Your objective
From the entries below, transcribe exactly the lines between the line holding "min(kt + 2, nk__" and the line holding "[&](int kt, int", inclusive; skip all other lines.

Dataset
+        if (!(ACLGAN_LOOP_ABLATION & 4)) stage(cur ^ 1, kt + 1 < nk__, ((J_) + 1) % (D_));               \
+        if (!(ACLGAN_LOOP_ABLATION & 2)) fetch(kb__ + min(kt + (1 + (D_)), nk__ - 1), ((J_) + 1) % (D_)); \
+        __builtin_amdgcn_sched_barrier(0x6);    \
+        mfma_step<TM_, TN_>(fa, fb, 1, acc);                                                             \
+        mfma_step<TM_, TN_>(fa, fb, 2, acc);                                                             \
+        mfma_step<TM_, TN_>(fa, fb, 3, acc);                                                             \
+        mfma_step<TM_, TN_>(fa, fb, 4, acc);                                                             \
+        mfma_step<TM_, TN_>(fa, fb, 5, acc);                                                             \
+        mfma_step<TM_, TN_>(fa, fb, 6, acc);                                                             \
+        mfma_step<TM_, TN_>(fa, fb, 7, acc);                                                             \
+        if (!(ACLGAN_LOOP_ABLATION & 4)) __syncthreads();                                                \
+    }
+#define ACL_GEMM_MAINLOOP(D_, TM_, TN_, AKC_, BKC_, KBEG_, NK_, AS_, BS_, ASTR_, BSTR_, LDA_, LDB_, AM_, BN_) \
     do {                                                                                                 \
+        static_assert((D_) >= 1 && (D_) <= 4, "prefetch depth 1 .. 4");                                  \
         const int nk__ = (NK_), kb__ = (KBEG_);                                                          \
-        fetch(kb__);                                                                                     \
-        stage(0, true);                                                                                  \
-        fetch(kb__ + min(1, nk__ - 1));                                                                  \
+        fetch(kb__, 0);                                                                                  \
+        if ((D_) > 1) fetch(kb__ + min(1, nk__ - 1), 1 % (D_));                                          \
+        if ((D_) > 2) fetch(kb__ + min(2, nk__ - 1), 2 % (D_));                                          \
+        if ((D_) > 3) fetch(kb__ + min(3, nk__ - 1), 3 % (D_));                                          \
+        stage(0, true, 0);                                                                               \
+        fetch(kb__ + min((D_), nk__ - 1), 0);                                                            \
         __syncthreads();                                                                                 \
-        for (int kt = 0; kt < nk__; ++kt) {                                                              \
-            const int cur = kt & 1;                                                                      \
-            float fa[TM_][8], fb[TN_][8];                                                                \
-            read_frags<TM_, AKC_>((AS_) + cur * (ASTR_), (LDA_), (AM_), lane, fa);                       \
-            read_frags<TN_, BKC_>((BS_) + cur * (BSTR_), (LDB_), (BN_), lane, fb);                       \
-            if (!(AKC_) && !(BKC_)) __builtin_amdgcn_sched_barrier(0);    \
-            mfma_step<TM_, TN_>(fa, fb, 0, acc);                                                         \
-            stage(cur ^ 1, kt + 1 < nk__);                                                               \
-            fetch(kb__ + min(kt + 2, nk__ - 1));                                                         \
-            __builtin_amdgcn_sched_barrier(0x6);    \
-            mfma_step<TM_, TN_>(fa, fb, 1, acc);                                                         \
-            mfma_step<TM_, TN_>(fa, fb, 2, acc);                                                         \
-            mfma_step<TM_, TN_>(fa, fb, 3, acc);                                                         \
-            mfma_step<TM_, TN_>(fa, fb, 4, acc);                                                         \
-            mfma_step<TM_, TN_>(fa, fb, 5, acc);                                                         \
-            mfma_step<TM_, TN_>(fa, fb, 6, acc);                                                         \
-            mfma_step<TM_, TN_>(fa, fb, 7, acc);                                                         \
-            __syncthreads();                                                                             \
+        for (int kt0__ = 0; kt0__ < nk__; kt0__ += (D_)) {                                               \
+            ACL_GEMM_KTILE(0, D_, TM_, TN_, AKC_, BKC_, AS_, BS_, ASTR_, BSTR_, LDA_, LDB_, AM_, BN_)    \
+            ACL_GEMM_KTILE(1, D_, TM_, TN_, AKC_, BKC_, AS_, BS_, ASTR_, BSTR_, LDA_, LDB_, AM_, BN_)    \
+            ACL_GEMM_KTILE(2, D_, TM_, TN_, AKC_, BKC_, AS_, BS_, ASTR_, BSTR_, LDA_, LDB_, AM_, BN_)    \
+            ACL_GEMM_KTILE(3, D_, TM_, TN_, AKC_, BKC_, AS_, BS_, ASTR_, BSTR_, LDA_, LDB_, AM_, BN_)    \
         }                                                                                                \
     } while (0)
 
 
 
-template <int WM, int WN, int TM, int TN, int OCC = 1>
+template <int WM, int WN, int TM, int TN, int OCC = 1, int PD = 1>
 __global__ void __launch_bounds__(WM * WN * 64, OCC) conv_fwd_fast_kernel(FwdFP pk) {
     constexpr int BM = WM * TM * 32, BN = WN * TN * 32, NT = WM * WN * 64;
     constexpr int RP = NT / 4;
@@ -110,10 +130,10 @@
 
     const int cpt = p.Ci >> 4;
     int aoff[A_IT];
-    f32x4 ra[A_IT], rb[B_IT];
+    f32x4 ra[PD][A_IT], rb[PD][B_IT];
     int f_tap = -1;
 
-    auto fetch = [&](int kt) __attribute__((always_inline)) {
+    auto fetch = [&](int kt, int set) __attribute__((always_inline)) {
         const int tap = kt / cpt, cc = kt - tap * cpt;
         if (tap != f_tap) {
             f_tap = tap;
@@ -126,19 +146,19 @@
             }
         }
 #pragma unroll
-        for (int i = 0; i < A_IT; ++i) ra[i] = *reinterpret_cast<const f32x4*>(p.x + (size_t)aoff[i] + cc * 16);
+        for (int i = 0; i < A_IT; ++i) ra[set][i] = *reinterpret_cast<const f32x4*>(p.x + (size_t)aoff[i] + cc * 16);
 #pragma unroll
         for (int i = 0; i < B_IT; ++i)
-            if (BN % RP == 0 || r0 + i * RP < BN) rb[i] = *reinterpret_cast<const f32x4*>(wbase + (size_t)wo[i] + kt * 16);
+            if (BN % RP == 0 || r0 + i * RP < BN) rb[set][i] = *reinterpret_cast<const f32x4*>(wbase + (size_t)wo[i] + kt * 16);
     };
-    auto stage = [&](int buf, bool real) __attribute__((always_inline)) {
+    auto stage = [&](int buf, bool real, int set) __attribute__((always_inline)) {
         float* a = As + buf * BM * LDK;
         float* b = Bs + buf * BN * LDK;
 #pragma unroll
-        for (int i = 0; i < A_IT; ++i) *reinterpret_cast<f32x4*>(a + (r0 + i * RP) * LDK + q * 4) = ra[i];
+        for (int i = 0; i < A_IT; ++i) *reinterpret_cast<f32x4*>(a + (r0 + i * RP) * LDK + q * 4) = ra[set][i];
 #pragma unroll
         for (int i = 0; i < B_IT; ++i)
-            if (BN % RP == 0 || r0 + i * RP < BN) *reinterpret_cast<f32x4*>(b + (r0 + i * RP) * LDK + q * 4) = rb[i];
+            if (BN % RP == 0 || r0 + i * RP < BN) *reinterpret_cast<f32x4*>(b + (r0 + i * RP) * LDK + q * 4) = rb[set][i];
     };
 
     f32x16 acc[TM][TN];
@@ -153,7 +173,7 @@
     const int kbeg = p.phases ? 0 : blockIdx.z * p.nkz, nk = p.phases ? nk_all : min(p.nkz, nk_all - kbeg);
     if (nk <= 0) return;
     const bool split = !p.phases && gridDim.z > 1;
-    ACL_GEMM_MAINLOOP(TM, TN, true, true, kbeg, nk, As, Bs, BM * LDK, BN * LDK, LDK, LDK, wm * TM * 32, wn * TN * 32);
+    ACL_GEMM_MAINLOOP(PD, TM, TN, true, true, kbeg, nk, As, Bs, BM * LDK, BN * LDK, LDK, LDK, wm * TM * 32, wn * TN * 32);
 
     const int l31 = lane & 31, lh = lane >> 5;
 #pragma unroll
@@ -177,6 +197,31 @@
     }
 }
 
+
+#ifdef ACLGAN_PREFETCH_SWEEP
+constexpr int PD_MAX = 4;
+#else
+constexpr int PD_MAX = 2;
+#endif
+constexpr int PD_SMALL_GRID = 2;
+constexpr int NUM_CU = 256;
+int prefetch_depth(int nblk, int slices) {
+    const int v = sw(SW_PREFETCH);
+    if (v >= 1) return std::min(v, PD_MAX);
+    return (nblk <= NUM_CU || (slices > 1 && nblk <= 2 * NUM_CU)) ? PD_SMALL_GRID : 1;
+}
+
+template <int WM, int WN, int TM, int TN>
+void fwd_fast_go(int depth, dim3 grid, const FwdFP& p, hipStream_t st) {
+    switch (depth) {
+    case 2: hipLaunchKernelGGL((conv_fwd_fast_kernel<WM, WN, TM, TN, 1, 2>), grid, dim3(WM * WN * 64), 0, st, p); break;
+#ifdef ACLGAN_PREFETCH_SWEEP
+    case 3: hipLaunchKernelGGL((conv_fwd_fast_kernel<WM, WN, TM, TN, 1, 3>), grid, dim3(WM * WN * 64), 0, st, p); break;
+    case 4: hipLaunchKernelGGL((conv_fwd_fast_kernel<WM, WN, TM, TN, 1, 4>), grid, dim3(WM * WN * 64), 0, st, p); break;
+#endif
+    default: hipLaunchKernelGGL((conv_fwd_fast_kernel<WM, WN, TM, TN>), grid, dim3(WM * WN * 64), 0, st, p);
+    }
+}
 
 template <int WM, int WN, int TM, int TN>
 int launch_fwd_fast(const ConvGeom& g, FwdFP p, hipStream_t st) {
@@ -194,7 +239,7 @@
     fwd_split_plan(rows, g.Co, g.K, BK, &splits, &p.nkz);
     p.rows = rows;
     if (splits > 1 && p.part != nullptr) {
-        hipLaunchKernelGGL((conv_fwd_fast_kernel<WM, WN, TM, TN>), dim3(p.nwg, 1, splits), dim3(WM * WN * 64), 0, st, p);
+        fwd_fast_go<WM, WN, TM, TN>(prefetch_depth(p.nwg * splits, splits), dim3(p.nwg, 1, splits), p, st);
         ACL_CHECK_LAUNCH("conv_fwd_fast_kernel(split)");
         hipLaunchKernelGGL(fwd_split_finish_kernel, dim3((int)std::min<int64_t>(cdiv64((int64_t)rows * std::max(1, g.Co / 4), 256), 4096)), dim3(256), 0, st, p, splits);
         ACL_CHECK_LAUNCH("fwd_split_finish_kernel");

Answer to the exercise
-            fetch(kb__ + min(kt + 2, nk__ - 1));                                                         \
-            __builtin_amdgcn_sched_barrier(0x6);    \
-            mfma_step<TM_, TN_>(fa, fb, 1, acc);                                                         \
-            mfma_step<TM_, TN_>(fa, fb, 2, acc);                                                         \
-            mfma_step<TM_, TN_>(fa, fb, 3, acc);                                                         \
-            mfma_step<TM_, TN_>(fa, fb, 4, acc);                                                         \
-            mfma_step<TM_, TN_>(fa, fb, 5, acc);                                                         \
-            mfma_step<TM_, TN_>(fa, fb, 6, acc);                                                         \
-            mfma_step<TM_, TN_>(fa, fb, 7, acc);                                                         \
-            __syncthreads();                                                                             \
+        for (int kt0__ = 0; kt0__ < nk__; kt0__ += (D_)) {                                               \
+            ACL_GEMM_KTILE(0, D_, TM_, TN_, AKC_, BKC_, AS_, BS_, ASTR_, BSTR_, LDA_, LDB_, AM_, BN_)    \
+            ACL_GEMM_KTILE(1, D_, TM_, TN_, AKC_, BKC_, AS_, BS_, ASTR_, BSTR_, LDA_, LDB_, AM_, BN_)    \
+            ACL_GEMM_KTILE(2, D_, TM_, TN_, AKC_, BKC_, AS_, BS_, ASTR_, BSTR_, LDA_, LDB_, AM_, BN_)    \
+            ACL_GEMM_KTILE(3, D_, TM_, TN_, AKC_, BKC_, AS_, BS_, ASTR_, BSTR_, LDA_, LDB_, AM_, BN_)    \
         }                                                                                                \
     } while (0)
 
 
 
-template <int WM, int WN, int TM, int TN, int OCC = 1>
+template <int WM, int WN, int TM, int TN, int OCC = 1, int PD = 1>
 __global__ void __launch_bounds__(WM * WN * 64, OCC) conv_fwd_fast_kernel(FwdFP pk) {
     constexpr int BM = WM * TM * 32, BN = WN * TN * 32, NT = WM * WN * 64;
     constexpr int RP = NT / 4;
@@ -110,10 +130,10 @@
 
     const int cpt = p.Ci >> 4;
     int aoff[A_IT];
-    f32x4 ra[A_IT], rb[B_IT];
+    f32x4 ra[PD][A_IT], rb[PD][B_IT];
     int f_tap = -1;
 
-    auto fetch = [&](int kt) __attribute__((always_inline)) {
+    auto fetch = [&](int kt, int set) __attribute__((always_inline)) {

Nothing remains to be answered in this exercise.